Internet conversation defines “normal.” That should raise red flags for all of us.
Then, that baseline of “normal,” from written conversations, was used to evaluate transcripts of face to face interviews. It looks like, in this case, this problem did not skew the data, given how well the test predicts psychosis. But I have a huge problem with the principle that we can diagnose people based on word frequency counts. In the wrong hands, this principle could really escape its glass cage and go rampaging across the countryside, wreaking havoc and destruction.
To take just one example, I’ve heard of a scholar (somewhere) who decided the Apostle Paul had some kind of sexual fixation because his letters so often use the word “flesh” (sarx). Never mind that Paul used the word sarx as shorthand for the deep sin nature of the unredeemed human being. When he used sarx, he was talking about a frustrating natural human inability to do good … and usually, he was talking about this phenomenon in himself.

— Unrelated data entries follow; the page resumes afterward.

struct W1dRaw { float d[4]; };
__device__ __forceinline__ W1dRaw w1d_raw(const float* p) { W1dRaw r; r.d[0] = p[0]; r.d[1] = p[1]; r.d[2] = p[2]; r.d[3] = p[3]; return r; }
__device__ __forceinline__ void w1d_vr(const W1dRaw& r, float (&v)[4]) {
  v[0] = r.d[0] - r.d[2]; v[1] = r.d[1] + r.d[2]; v[2] = r.d[2] - r.d[1]; v[3] = r.d[1] - r.d[3];
}
template <int NR, int SF = 2, int NCP = CK / 2, int CP0 = 0, int NKF = 3>
__device__ __forceinline__ void chunk_w1d_s2(f32x16 (&acc)[4][2], const float* s_in, const float* s_w, int frel, int half, int l31) {
  const float* wb = s_w + half * 32 + l31;
  const float* ib0 = s_in + (half * NR + SF * frel) * TW + 2 * l31 + 3;
  constexpr int NSTEP = NKF * NCP;
  W1dRaw r0[2], r1[2];
  float u[2][4];
#define W1D_LOAD(ST, BUF)                                                                        \
  {                                                                                              \
    constexpr int kf_ = (ST) / NCP, cp_ = CP0 + (ST) % NCP;                                      \
    const float* ib_ = ib0 + kf_ * TW + cp_ * 2 * NR * TW;                                       \
    r0[BUF] = w1d_raw(ib_); r1[BUF] = w1d_raw(ib_ + 64);                                         \
    _Pragma("unroll") for (int nu = 0; nu < 4; ++nu) u[BUF][nu] = wb[((nu * 3 + kf_) * CK + cp_ * 2) * 32]; \
  }
  W1D_LOAD(0, 0)
#pragma unroll
  for (int st = 0; st < NSTEP; ++st) {
    const int cur = st & 1;
    if (st + 1 < NSTEP) {
      const int kf_ = (st + 1) / NCP, cp_ = CP0 + (st + 1) % NCP;
      const float* ib_ = ib0 + kf_ * TW + cp_ * 2 * NR * TW;
      r0[cur ^ 1] = w1d_raw(ib_); r1[cur ^ 1] = w1d_raw(ib_ + 64);
#pragma unroll
      for (int nu = 0; nu < 4; ++nu) u[cur ^ 1][nu] = wb[((nu * 3 + kf_) * CK + cp_ * 2) * 32];
    }
    __builtin_amdgcn_sched_barrier(0);
    float v0[4], v1[4];
    w1d_vr(r0[cur], v0);
    w1d_vr(r1[cur], v1);
#pragma unroll
    for (int nu = 0; nu < 4; ++nu) {
      acc[nu][0] = __builtin_amdgcn_mfma_f32_32x32x2f32(u[cur][nu], v0[nu], acc[nu][0], 0, 0, 0);
      acc[nu][1] = __builtin_amdgcn_mfma_f32_32x32x2f32(u[cur][nu], v1[nu], acc[nu][1], 0, 0, 0);
    }
    __builtin_amdgcn_sched_barrier(0);
  }
#undef W1D_LOAD
}
__device__ __forceinline__ void chunk_w1d_tr2(f32x16 (&acc)[4][2], const float* s_in, const float* s_w, int pr, int q, int half, int l31) {
  constexpr int NR = 3;
  const float* wb = s_w + half * 32 + l31;
  const float* ib = s_in + (half * NR + pr) * TW + 2 * l31 + 3 + 64 * q;
  W1dRaw ra[2], rb[2];
  float u0[2][4], u1[2][4], u2[2][4];
#define W1D_LOAD(CP, BUF)                                                                        \
  {                                                                                              \
    ra[BUF] = w1d_raw(ib + (CP) * 2 * NR * TW); rb[BUF] = w1d_raw(ib + (CP) * 2 * NR * TW + TW); \
    _Pragma("unroll") for (int nu = 0; nu < 4; ++nu) {                                           \
      u0[BUF][nu] = wb[((nu * 3 + 0) * CK + (CP) * 2) * 32];                                     \
      u1[BUF][nu] = wb[((nu * 3 + 1) * CK + (CP) * 2) * 32];                                     \
      u2[BUF][nu] = wb[((nu * 3 + 2) * CK + (CP) * 2) * 32];                                     \
    }                                                                                            \
  }
  W1D_LOAD(0, 0)
#pragma unroll
  for (int cp = 0; cp < CK / 2; ++cp) {
    const int cur = cp & 1;
    if (cp + 1 < CK / 2) W1D_LOAD(cp + 1, cur ^ 1)
    __builtin_amdgcn_sched_barrier(0);
    float va[4], vb[4];
    w1d_vr(ra[cur], va);
    w1d_vr(rb[cur], vb);
#pragma unroll
    for (int nu = 0; nu < 4; ++nu) {
      acc[nu][0] = __builtin_amdgcn_mfma_f32_32x32x2f32(u0[cur][nu], va[nu], acc[nu][0], 0, 0, 0);
      acc[nu][1] = __builtin_amdgcn_mfma_f32_32x32x2f32(u1[cur][nu], vb[nu], acc[nu][1], 0, 0, 0);
      acc[nu][0] = __builtin_amdgcn_mfma_f32_32x32x2f32(u2[cur][nu], vb[nu], acc[nu][0], 0, 0, 0);
    }
    __builtin_amdgcn_sched_barrier(0);
  }
#undef W1D_LOAD
}
template <int Q0, int NQ, bool ACT = true>
__device__ __forceinline__ void w1d_epilogue(const ConvArgs& a, f32x16 (&acc)[4][2], int n, int cg, int f, int tq, bool row_ok, int lane,
                                             float* s_red, const float2* s_bc) {
  const int half = lane >> 5, l31 = lane & 31;
  const int T = a.T, Tp = a.Tp;
  const int cbase = cg * 32;
  const unsigned P4 = (unsigned)a.Fout * (unsigned)Tp * 4u;
  const float* ob = a.out + (long long)n * a.out_bstride + (long long)a.out_c0 * a.Fout * Tp;
  const __amdgpu_buffer_rsrc_t rs = make_rsrc_e(reinterpret_cast<unsigned long long>(ob), (unsigned)a.Cout * P4);
  const bool all_t = row_ok && (tq + 64 * NQ <= T);
  float2 bc[16];
#pragma unroll
  for (int r = 0; r < 16; ++r) bc[r] = s_bc[(r & 3) + 8 * (r >> 2) + 4 * half];
  unsigned voff[NQ];
  bool ok[NQ], ok2[NQ];
#pragma unroll
  for (int q = 0; q < NQ; ++q) {
    const int te = tq + 64 * q + 2 * l31;
    ok[q] = row_ok && te < T;
    ok2[q] = ok[q] && te + 1 < T;
    voff[q] = ok[q] ? (unsigned)(f * Tp + te) * 4u + (unsigned)(4 * half) * P4 : 0x80000000u;
  }
  float s1[16], s2[16];
  auto body = [&](auto masked) {
    constexpr bool MASKED = decltype(masked)::value;
#pragma unroll
    for (int r = 0; r < 16; ++r) {
      const int kr = (r & 3) + 8 * (r >> 2);
      const unsigned coff = (unsigned)(cbase + kr) * P4;
      const float b = bc[r].x;
      const f32x2_t cr = {bc[r].y, bc[r].y};
      float a1 = 0.f, a2 = 0.f;
#pragma unroll
      for (int q = 0; q < NQ; ++q) {
        const float m0 = acc[0][Q0 + q][r], m1 = acc[1][Q0 + q][r], m2 = acc[2][Q0 + q][r], m3 = acc[3][Q0 + q][r];
        f32x2_t y = {(m0 + m1) + m2 + b, (m1 - m2) - m3 + b};
        if (ACT) y = elu_fast2(y) - cr;
        typedef unsigned int uu2 __attribute__((ext_vector_type(2)));
        __builtin_amdgcn_raw_buffer_store_b64(__builtin_bit_cast(uu2, y), rs, voff[q] + coff, 0, 0);
        if (!ACT) continue;
        const float ze = (!MASKED || ok[q]) ? y.x : 0.f, zo = (!MASKED || ok2[q]) ? y.y : 0.f;
        a1 += ze + zo;
        a2 = fmaf(ze, ze, fmaf(zo, zo, a2));
      }
      s1[r] = a1;
      s2[r] = a2;
    }
  };
  if (all_t || !ACT) body(std::false_type{}); else body(std::true_type{});
  if (!ACT) return;
  const float x1 = reduce16_halfwave(s1, lane);
  const float x2 = reduce16_halfwave(s2, lane);
  if ((lane & 16) == 0) {
    const int qq = lane & 15;
    const int co_l = (qq & 3) + 8 * (qq >> 2) + 4 * half;
    s_red[co_l * 2 + 0] = x1;
    s_red[co_l * 2 + 1] = x2;
  }
}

This demonstrates how easily word-frequency studies can be manipulated to prove whatever we want. And this problem gets bigger the smaller the size of the text being studied.
What if you were analyzing an essay in which the author has to define a term? The term in question, and its synonyms, could come up dozens of times without being something that author is fixated on in everyday life. Using machine learning, you could “prove” that Ben Shapiro is a Nazi, because lately he’s had to spend so much time refuting that very accusation. (Shapiro is an orthodox Jew.)
Suffice it to say, though this particular study seems well-done, in general I am deeply suspicious of word-frequency tests, especially if they are the only measure being used, because they allow the researcher to ignore the actual content of the text in question.
So, What’s the Takeaway?
I don’t have a big moral of the story to give you here. Read the articles I linked to and decide for yourself. I am just sounding a warning that social science “data” is not nearly as objective as we tend to think it is, and may often be flat-out false.